“Si poteva fare di più. Ci si saremmo aspettati uno sforzo maggiore da parte delle amministrazioni locali per alleviare un po’ la pressione fiscale su imprese e cittadini”. Il segretario di Confartigianato Imprese di Viterbo, Andrea De Simone, commenta così, con rammarico, la decisione dell’amministrazione comunale di Viterbo e di quelle di altri centri della Tuscia di non aderire alla rottamazione quinquies, la misura prevista dalla Legge di Bilancio 2026 che avrebbe consentito ai comuni del territorio di introdurre forme di definizione agevolata delle posizioni affidate all’Agenzia delle Entrate-Riscossione fino al 31 dicembre 2023. Una possibilità che avrebbe riguardato tributi locali come Imu e Tari e che avrebbe consentito a cittadini e imprese di regolarizzare la propria posizione attraverso l’abbattimento delle sanzioni e degli interessi maturati, mantenendo integralmente dovuto il pagamento del tributo originario.
“Dispiace constatare che il Comune di Viterbo e altri enti abbiano scelto di non utilizzare uno strumento che avrebbe potuto rappresentare un aiuto concreto per molte famiglie e molte attività economiche del territorio – spiega ancora De Simone –. È importante chiarire che non stiamo parlando di un condono né di una sanatoria che avrebbe premiato chi non paga le tasse. Le quali, infatti, sarebbero comunque rimaste integralmente dovute. La misura inserita nelle Legge di Bilancio 2026 prevede in realtà esclusivamente la cancellazione delle sanzioni e degli interessi, consentendo ai contribuenti di mettersi in regola in maniera più sostenibile”.

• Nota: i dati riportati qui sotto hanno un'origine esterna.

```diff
@@ -1175,8 +1227,10 @@
     HIP_OK(hipModuleLaunchKernel(c.fn, c.grid, 1, 1, c.block, 1, 1, c.lds, stream, args, nullptr));
     return;
   }
+  sweep_join(t);
   Work* w = get_work(t, nc, n_tiles, opt);
   w->cached.plan = 0;
+  w->deal.first();
   hipStream_t stream = t->stream;
   if (opt.shard && !opt.detached && w->overlap && w->comm_stream) { HIP_OK(hipStreamSynchronize(w->comm_stream)); w->pipe.pending[0] = w->pipe.pending[1] = false; }
   uint32_t* lc = lc_for_launch(w, opt, stream);
@@ -1252,8 +1306,10 @@
     uint32_t nn = n, nt = n_tiles, dd = dbg, cg = t->bind_fast.capg, rp = rpp;
     const ConstraintSlot* slots = p->slots;
     void* args[] = {&pv, &rows, &shdr, &lists, &cg, &rflags, &heap, &nn, &nt, &slots, &out, &dd, &rp};
+    const bool repeatable = sweep_repeatable(fused_totals, per_launch, w->d_prof != nullptr, opt);
+    if (repeatable) w->fork(stream);
     HIP_OK(hipModuleLaunchKernel(jit->tiles, grid, 1, 1, block, 1, 1, (unsigned)lds, stream, args, nullptr));
-    if (fused_totals && !opt.detached && !per_launch && opt.list_capacity == 0 && !w->d_prof) {
+    if (repeatable) {
       Work::Launch& c = w->cached;
       c.want_match = opt.want_match; c.fn = jit->tiles; c.grid = grid; c.block = (uint32_t)block; c.lds = (uint32_t)lds;
       c.tot_k = jit->tot_k; c.kernel_hash = jit->source_hash; c.pv = pv; c.rows = rows; c.shdr = shdr; c.lists = lists; c.rflags = rflags; c.heap = heap;
@@ -1283,6 +1339,7 @@
   Work* w = t->work;
   if (!w || w->pending == 0) throw std::runtime_error("dev_eval_finish without a pending launch");
   hipStream_t stream = t->stream;
+  sweep_join(t);
   const size_t bm_words = (size_t)nc * n_tiles;
   uint32_t lc[2] = {0, 0};
   if (!w->per_launch && w->timed) HIP_OK(hipEventRecord(w->ev_last, stream));
@@ -1489,6 +1546,7 @@
   HIP_OK(hipSetDevice(c->device));
   if (!t->work) t->work = new Work();
   Work* w = t->work;
+  sweep_join(t);
   unsigned long long* d_sizes;
   HIP_OK(pool_malloc(&d_sizes, (size_t)c->world * 8));
   const unsigned long long mine = t->n_reviews;
@@ -1629,6 +1687,7 @@
 }
 
 void dev_shard_enqueue(const DevPlan* p, DevTable* t, DevComm* c, const EvalOptions& opt, uint32_t nc, uint64_t not_evaluated, bool allow_graph) {
+  sweep_join(t);
   static const bool graph_on = getenv("GK_SHARD_GRAPH") && atoi(getenv("GK_SHARD_GRAPH")) != 0;
   Work* w = t->work;
   const bool use_graph = graph_on && allow_graph && !(w && w->overlap);
@@ -1676,6 +1735,7 @@
   idx->assign((size_t)nc * cap, 0xFFFFFFFFu); n->assign(nc, 0); ovf->assign(nc, 0);
   Work* w = t->work;
   if (!w || !w->d_viol || w->nc != nc) throw std::runtime_error("dev_topk: evaluate the table first");
+  sweep_join(t);
   if (nc == 0 || t->n_reviews == 0 || k == 0) return;
   uint32_t* d_order = upload(order.data(), order.size());
   uint32_t* d_grp = upload(grp.data(), grp.size());
@@ -1698,6 +1758,7 @@
   Work* w = t->work;
   if (!w || !w->d_viol || w->nc != nc) return;
   viol->resize((size_t)nc * w->n_tiles);
+  sweep_join(t);
   HIP_OK(hipStreamSynchronize(t->stream));
   if (!viol->empty()) HIP_OK(hipMemcpy(viol->data(), w->d_viol, viol->size() * 8, hipMemcpyDeviceToHost));
 }
diff --git a/gatekeeper_amd/csrc/sweep_streams.hpp b/gatekeeper_amd/csrc/sweep_streams.hpp
--- /dev/null
+++ b/gatekeeper_amd/csrc/sweep_streams.hpp
@@ -0,0 +1,45 @@
+#pragma once
+#include <cstdint>
+#include <cstdlib>
+
+#include "device.hpp"
+
+namespace gk {
+
+inline bool sweep_two_streams() {
+  static const bool on = getenv("GK_SWEEP_STREAMS") && atoi(getenv("GK_SWEEP_STREAMS")) == 2;
+  return on;
+}
+
+inline bool sweep_plain(const EvalOptions& o) { return !o.shard && !o.detached && !o.time_each && !o.timed && o.list_capacity == 0; }
+
+struct SweepWay { bool short_way, indep; };
+inline SweepWay sweep_way(uint64_t cached_plan, bool cached_match, size_t pending, bool bracket_open, bool has_stream, uint64_t plan, const EvalOptions& o) {
+  const bool short_way = cached_plan != 0 && cached_plan == plan && cached_match == o.want_match && !o.shard && !o.detached && !o.time_each && o.list_capacity == 0;
+  return SweepWay{short_way, short_way && sweep_plain(o) && !(pending && bracket_open) && has_stream};
+}
+inline bool sweep_repeatable(bool fused_totals, bool per_launch, bool phase_marks, const EvalOptions& o) {
+  return fused_totals && !o.detached && !per_launch && o.list_capacity == 0 && !phase_marks;
+}
+inline bool sweep_opens_bracket(bool per_launch, const EvalOptions& o) { return !o.detached && !per_launch && o.timed; }
+
+struct SweepDeal {
+  uint32_t run = 0;
+  uint32_t on_second = 0;
+  uint64_t n_first = 0, n_second = 0, n_joins = 0;
+  int next() const { return sweep_two_streams() ? (int)(run & 1u) : 0; }
+  void took(int s) {
+    run++;
+    if (s) { on_second++; n_second++; } else n_first++;
+  }
+  void first() { took(0); }
+  bool join() {
+    run = 0;
+    if (!on_second) return false;
+    on_second = 0;
+    n_joins++;
+    return true;
+  }
+};
+
+}
diff --git a/include/gkgpu.h b/include/gkgpu.h
--- a/include/gkgpu.h
+++ b/include/gkgpu.h
@@ -236,6 +236,9 @@
 
 int gk_debug_set(const char* key, int64_t value);
 
+int gk_debug_sweep_streams(const gk_table* table, uint32_t workspace, uint64_t out[3]);
+int gk_debug_resident_sweep(gk_engine* e, uint64_t out[2]);
+
 int gk_dump(gk_engine* e, char** text_out);
 
 #ifdef __cplusplus
```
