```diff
+__device__ __forceinline__ void permute_inner(double (&s)[16], const MagicRegs& mk) {
+    const double npm1 = d_c.neg_pm1, pinv = d_c.pinv;
+    _Pragma("clang loop unroll(disable)")
+    for (int r = 0; r < 4; r++) {
+#pragma unroll
+        for (int i = 0; i < 16; i++) s[i] = sbox7(s[i] + d_c.ext[r][i], mk, npm1, pinv);
+        external_linear(s);
+    }
+    internal_rounds(s, mk);
+    _Pragma("clang loop unroll(disable)")
+    for (int r = 4; r < 7; r++) {
+#pragma unroll
+        for (int i = 0; i < 16; i++) s[i] = sbox7(s[i] + d_c.ext[r][i], mk, npm1, pinv);
+        external_linear(s);
+    }
+#pragma unroll
+    for (int i = 0; i < 16; i++) s[i] = sbox7(s[i] + d_c.ext[7][i], mk, npm1, pinv);
+}
+
+__device__ __forceinline__ uint32_t store_elem_i(double v, const MagicRegs& k) {
+    const double qb = __fma_rn(v, R_MOD_P_OVER_P, k.m);
+    const double c = __fma_rn(qb, d_c.neg_pm1, k.mp);
+    const double t = __fma_rn(R_MOD_P, v, c);
+    const uint32_t w = (uint32_t)__double2loint(t) - (uint32_t)__double2loint(qb);
+    return min(w, w + bb::P);
+}
+
+}
diff --git a/plonky3-mobile_amd/csrc/prover.hip b/plonky3-mobile_amd/csrc/prover.hip
--- a/plonky3-mobile_amd/csrc/prover.hip
+++ b/plonky3-mobile_amd/csrc/prover.hip
@@ -11,6 +11,7 @@
 #include "mmcs.h"
 #include "poseidon2.hip.h"
 #include "poseidon2_f64.hip.h"
+#include "poseidon2_f64_leaf.hip.h"
 #include "prover.h"
 #include "rng.h"
 #include "rng_dev.hip.h"
@@ -246,18 +247,33 @@
     st_ext(out + 4 * (size_t)i, bb::add(bb::add(s, d), bb::mul(beta2, e)));
 }
 
-__global__ void __launch_bounds__(256, 8) grind_kernel(DevState* ds, uint32_t mask, uint32_t base) {
-    uint32_t w = base + blockIdx.x * blockDim.x + threadIdx.x;
-    if (w >= bb::P) return;
-    if (base + blockIdx.x * blockDim.x > *(volatile uint32_t*)&ds->grind_result) return;
-    const uint32_t pos = ds->n_in;
-    double s[16];
-#pragma unroll
-    for (int i = 0; i < 16; i++) s[i] = p2f::load_elem((i < 8 && (uint32_t)i < pos) ? ds->inb[i & 7] : ds->st[i]);
-#pragma unroll
-    for (int i = 0; i < 8; i++) s[i] = (i == (int)pos) ? (double)w : s[i];
-    p2f::permute(s);
-    if ((bb::from_monty(p2f::store_elem(s[7])) & mask) == 0) atomicMin(&ds->grind_result, w);
+constexpr uint32_t GRIND_WALKERS = 128;
+__global__ void __launch_bounds__(256, 8) grind_kernel(DevState* ds, uint32_t mask, uint32_t base, uint32_t n_ranges) {
+    __shared__ uint32_t drawn;
+    const p2f::MagicRegs mk = p2f::magic_regs();
+    for (;;) {
+        if (threadIdx.x == 0) {
+            uint32_t t = atomicAdd(&ds->grind_ticket, 1u);
+            if (t >= n_ranges || base + t * 256u > *(volatile uint32_t*)&ds->grind_result) t = 0xffffffffu;
+            drawn = t;
+        }
+        __syncthreads();
+        const uint32_t t = drawn;
+        __syncthreads();
+        if (t == 0xffffffffu) return;
+        const uint32_t w = base + t * 256u + threadIdx.x;
+        if (w >= bb::P) continue;
+        const uint32_t pos = ds->n_in;
+        double s[16];
+#pragma unroll
+        for (int i = 0; i < 16; i++) s[i] = p2f::load_elem((i < 8 && (uint32_t)i < pos) ? ds->inb[i & 7] : ds->st[i]);
+#pragma unroll
+        for (int i = 0; i < 8; i++) s[i] = (i == (int)pos) ? (double)w : s[i];
+        p2f::external_linear(s);
+        p2f::permute_inner(s, mk);
+        p2f::external_linear_last8(s);
+        if ((bb::from_monty(p2f::store_elem_i(s[7], mk)) & mask) == 0) atomicMin(&ds->grind_result, w);
+    }
 }
 
 __global__ void __launch_bounds__(256) grind_keccak_kernel(DevState* ds, uint32_t mask, uint32_t base) {
@@ -538,6 +554,7 @@
     ch.end();
     if (threadIdx.x == 0) {
         a.ds->grind_result = 0xffffffffu;
+        a.ds->grind_ticket = 0;
         if (a.kind == HASH_KECCAK) {
             KeccakGrindArgs& g = a.ds->kgrind;
             for (int i = 0; i < 25; i++) g.state[i] = ks.st[i];
@@ -752,18 +769,24 @@
     uint32_t grind_range(uint32_t first_log) const {
         return 1u << std::min<uint32_t>(std::max<uint32_t>(first_log ? first_log : fp.proof_of_work_bits + 4, 8), 24);
     }
-    int grind(const TsArgs& ts, uint64_t base, uint32_t count) {
-        if (hash == HASH_KECCAK) hipLaunchKernelGGL(grind_keccak_kernel, dim3(count / 256), dim3(256), 0, stream, ts.ds, pow_mask(), (uint32_t)base);
-        else hipLaunchKernelGGL(grind_kernel, dim3(count / 256), dim3(256), 0, stream, ts.ds, pow_mask(), (uint32_t)base);
+    int grind(const TsArgs& ts, uint64_t base, uint32_t count, bool first) {
+        if (hash == HASH_KECCAK) {
+            hipLaunchKernelGGL(grind_keccak_kernel, dim3(count / 256), dim3(256), 0, stream, ts.ds, pow_mask(), (uint32_t)base);
+        } else {
+            if (!first) P3_HIP(hipMemsetAsync(&ts.ds->grind_ticket, 0, 4, stream));
+            const uint32_t n_ranges = count / 256;
+            hipLaunchKernelGGL(grind_kernel, dim3(std::min(n_ranges, GRIND_WALKERS)), dim3(256), 0, stream, ts.ds, pow_mask(), (uint32_t)base, n_ranges);
+        }
         P3_HIP(hipGetLastError());
         return OK;
     }
     int grind_start(const TsArgs& ts) {
         const uint32_t first_log = grind_first_log(), batch = grind_range(first_log);
+        if (hash != HASH_KECCAK) return grind(ts, 0, batch, true);
         const uint32_t head = first_log ? batch : std::min<uint32_t>(batch, 1u << std::max<uint32_t>(fp.proof_of_work_bits + 1, 8));
         int rc;
-        if ((rc = grind(ts, 0, head))) return rc;
-        if (batch > head && (rc = grind(ts, head, batch - head))) return rc;
+        if ((rc = grind(ts, 0, head, true))) return rc;
+        if (batch > head && (rc = grind(ts, head, batch - head, false))) return rc;
         return OK;
     }
     int queries(const TsArgs& ts, uint32_t* host, size_t words) {
@@ -783,7 +806,7 @@
         int rc;
         for (uint64_t base = batch; base < bb::P && found == 0xffffffffu; base += batch) {
             batch = std::min<uint32_t>(batch * 4, 1u << 24);
-            if ((rc = grind(ts, base, batch))) return rc;
+            if ((rc = grind(ts, base, batch, false))) return rc;
             P3_HIP(hipMemcpyAsync(&found, &ts.ds->grind_result, 4, hipMemcpyDeviceToHost, stream));
             P3_HIP(hipStreamSynchronize(stream));
         }
diff --git a/plonky3-mobile_amd/csrc/transcript.hip.h b/plonky3-mobile_amd/csrc/transcript.hip.h
--- a/plonky3-mobile_amd/csrc/transcript.hip.h
+++ b/plonky3-mobile_amd/csrc/transcript.hip.h
@@ -53,6 +53,7 @@
     uint32_t grind_result;
     uint32_t status;
     KeccakGrindArgs kgrind;
+    uint32_t grind_ticket;
 };
 
 __device__ __forceinline__ void lds_wave_sync() {
```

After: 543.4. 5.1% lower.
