__global__ __launch_bounds__(256) void k_win_leftover(const float* __restrict__ p_bias, const float* __restrict__ Q, int64_t ldq,
                                                     const float* __restrict__ We, int ldwe, const float* __restrict__ ea, int de,
                                                     const int32_t* __restrict__ rowptr, const int32_t* __restrict__ src,
                                                     const int32_t* __restrict__ order, const int32_t* __restrict__ left,
                                                     const int32_t* __restrict__ leftcnt, int d, float* __restrict__ out, int64_t ldo,
                                                     float* __restrict__ out_absmax) {
  const int lane = threadIdx.x & 63, wv = threadIdx.x >> 6;
  const int n_left = *leftcnt;
  if (n_left == 0) return;
  float amax = 0.f;
  for (int c0 = 0; c0 < d; c0 += 512) {
    const int cw = c0 + 128 * wv;
    if (cw >= d) continue;
    float w[2][8];
    bool ok[2];
#pragma unroll
    for (int j = 0; j < 2; j++) {
      const int c = cw + 64 * j + lane;
      ok[j] = c < d;
#pragma unroll
      for (int k = 0; k < 8; k++) w[j][k] = (ok[j] && k < de) ? We[(int64_t)c * ldwe + k] : 0.f;
    }
    for (int64_t i = blockIdx.x; i < n_left; i += gridDim.x) {
      const int p = left[i];
      const int e0 = rowptr[p], e1 = rowptr[p + 1];
      const int64_t node = order ? order[p] : p;
      float m[2] = {-INFINITY, -INFINITY};
      for (int eb = e0; eb < e1; eb += 64) {
        const int el = min(eb + lane, e1 - 1);
        const int my_src = src[el];
        float my_z[8];
#pragma unroll
        for (int k = 0; k < 8; k++) my_z[k] = k < de ? ea[(int64_t)el * de + k] : 0.f;
        const int nb = min(64, e1 - eb);
        for (int q = 0; q < nb; q += 8) {
          float v[8][2];
          int jj[8];
#pragma unroll
          for (int u = 0; u < 8; u++) {
            jj[u] = min(q + u, nb - 1);
            const int64_t r = (int64_t)__builtin_amdgcn_readlane(my_src, jj[u]) * ldq + cw + lane;
#pragma unroll
            for (int j = 0; j < 2; j++) v[u][j] = ok[j] ? Q[r + 64 * j] : 0.f;
          }
#pragma unroll
          for (int u = 0; u < 8; u++) {
            float z[8];
#pragma unroll
            for (int k = 0; k < 8; k++) z[k] = __builtin_bit_cast(float, __builtin_amdgcn_readlane(__builtin_bit_cast(int, my_z[k]), jj[u]));
#pragma unroll
            for (int j = 0; j < 2; j++) {
#pragma unroll
              for (int k = 0; k < 8; k++) v[u][j] = __builtin_fmaf(w[j][k], z[k], v[u][j]);
              m[j] = fmaxf(m[j], v[u][j]);
            }
          }
        }
      }
#pragma unroll
      for (int j = 0; j < 2; j++) {
        if (!ok[j]) continue;
        const int c = cw + 64 * j + lane;
        const float o = m[j] + (p_bias ? p_bias[c] : 0.f);
        out[node * ldo + c] = o;
        amax = fmaxf(amax, fabsf(o));
      }
    }
  }
  if (out_absmax != nullptr) {
#pragma unroll
    for (int o = 32; o > 0; o >>= 1) amax = fmaxf(amax, __shfl_xor(amax, o, 64));
    if (lane == 0 && amax > 0.f)
      atomicMax((unsigned int*)out_absmax + ((blockIdx.x * 4 + wv) & (RGNN_BOUND_SLOTS - 1)), __float_as_uint(amax));
  }
}

}

extern "C" int64_t rgnn_mpnn_win_plan_ints(int64_t n, int64_t n_edges) { return win_layout(n, n_edges).total_ints; }
extern "C" void rgnn_mpnn_win_plan_counters(int64_t n, int64_t n_edges, int64_t* leftover_word, int64_t* windows_word) {
  const WinPlanLayout L = win_layout(n, n_edges);
  *leftover_word = L.off_leftcnt;
  *windows_word = L.off_segbase + L.n_seg;
}

extern "C" int rgnn_mpnn_win_plan(const int32_t* rowptr_t, const int32_t* src_sorted, const int32_t* node_order, int64_t n, int64_t n_edges,
                                  int32_t* plan, rgnn_stream_t stream) {
  RGNN_CHECK_ARG(rowptr_t && plan && n >= 0 && n_edges >= 0, "bad arguments");
  RGNN_CHECK_ARG(n_edges == 0 || src_sorted, "null src_sorted");
  RGNN_CHECK_ARG((((uintptr_t)plan) & 15) == 0, "plan must be 16-byte aligned");
  if (n == 0) return RGNN_OK;
  const WinPlanLayout L = win_layout(n, n_edges);
  hipStream_t s = (hipStream_t)stream;
  hipMemsetAsync(plan + L.off_leftcnt, 0, 16, s);
  hipLaunchKernelGGL(k_win_pdeg, dim3(rgnn_blocks(n + 1 > MT_QUEUE_INTS ? n + 1 : MT_QUEUE_INTS, 256)), dim3(256), 0, s, rowptr_t, n, plan + L.off_pdeg,
                     plan + L.off_left, plan + L.off_leftcnt, plan + L.off_queue);
  hipMemsetAsync(plan + L.off_wend, 0, 4 * (size_t)(L.n_win + 1), s);
  hipLaunchKernelGGL(k_win_greedy, dim3(L.n_seg), dim3(64), 0, s, (const int32_t*)(plan + L.off_pdeg), n, plan + L.off_assign, plan + L.off_segcnt);
  hipLaunchKernelGGL(k_win_segbase, dim3(1), dim3(1024), 0, s, (const int32_t*)(plan + L.off_segcnt), L.n_seg, plan + L.off_segbase);
  hipLaunchKernelGGL(k_win_starts, dim3(rgnn_blocks(n, 256)), dim3(256), 0, s, (const int32_t*)(plan + L.off_assign),
                     (const int32_t*)(plan + L.off_segbase), n, L.n_seg, L.n_win, plan + L.off_wstart, plan + L.off_wend);
  hipLaunchKernelGGL(k_win_pack, dim3(rgnn_blocks(L.n_win, 4)), dim3(256), 0, s, rowptr_t, src_sorted, node_order,
                     (const int32_t*)(plan + L.off_pdeg), (const int32_t*)(plan + L.off_assign), (const int32_t*)(plan + L.off_segbase),
                     (const int32_t*)(plan + L.off_wstart), (const int32_t*)(plan + L.off_wend), L.n_win, plan + L.off_misc,
                     plan + L.off_tgt, plan + L.off_eid, (uint8_t*)(plan + L.off_lrow),
                     plan + L.off_urow, plan + L.off_left, plan + L.off_leftcnt);
  RGNN_CHECK_LAUNCH();
  return RGNN_OK;
}

extern "C" int64_t rgnn_mpnn_win_wplanes_bytes(int32_t d) { return d < 1 ? -1 : (int64_t)((d + 31) / 32) * WN_BBUF; }

extern "C" int rgnn_mpnn_win_wplanes(const float* We, int64_t ldwe, int32_t de, int32_t d, const float* p_bias, void* planes,
                                     rgnn_stream_t stream) {
  RGNN_CHECK_ARG(planes && d >= 1 && de >= 0 && de <= 8 && (de == 0 || We) && (((uintptr_t)planes) & 15) == 0, "bad arguments");
  const int n_ct = (d + 31) / 32;
  hipLaunchKernelGGL(k_win_wplanes, dim3(rgnn_blocks(n_ct * 32, 256)), dim3(256), 0, (hipStream_t)stream, We, (int)ldwe, de, d, n_ct, p_bias,
                     (mt_u32x4*)planes);
  RGNN_CHECK_LAUNCH();
  return RGNN_OK;
}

Secondo il segretario di Confartigianato, il provvedimento avrebbe rappresentato una risposta concreta alle criticità che molte imprese e famiglie hanno attraversato negli ultimi anni. “Non possiamo dimenticare gli effetti della pandemia, l’aumento dei costi energetici, l’inflazione e le difficoltà che hanno colpito il tessuto produttivo locale – prosegue De Simone –. Molte aziende, specie quelle più piccole, pur avendo sempre avuto la volontà di adempiere ai propri obblighi fiscali, si sono trovate a fare i conti con una situazione straordinaria. Idem le famiglie. Offrire la possibilità di rientrare dai debiti eliminando sanzioni e interessi avrebbe rappresentato un segnale di attenzione e vicinanza verso chi produce ricchezza, occupazione e sviluppo sul territorio”.
Per l’associazione di categoria, la definizione agevolata avrebbe potuto favorire anche una maggiore efficacia nella riscossione delle entrate comunali. “La rottamazione quinquies è una misura equilibrata – conclude il segretario di Confartigianato Viterbo –, capace di coniugare il recupero delle somme dovute con le esigenze della comunità. Si poteva fare di più ed è un peccato che, da Viterbo ad altre aree della Tuscia, questa opportunità non sia stata colta”.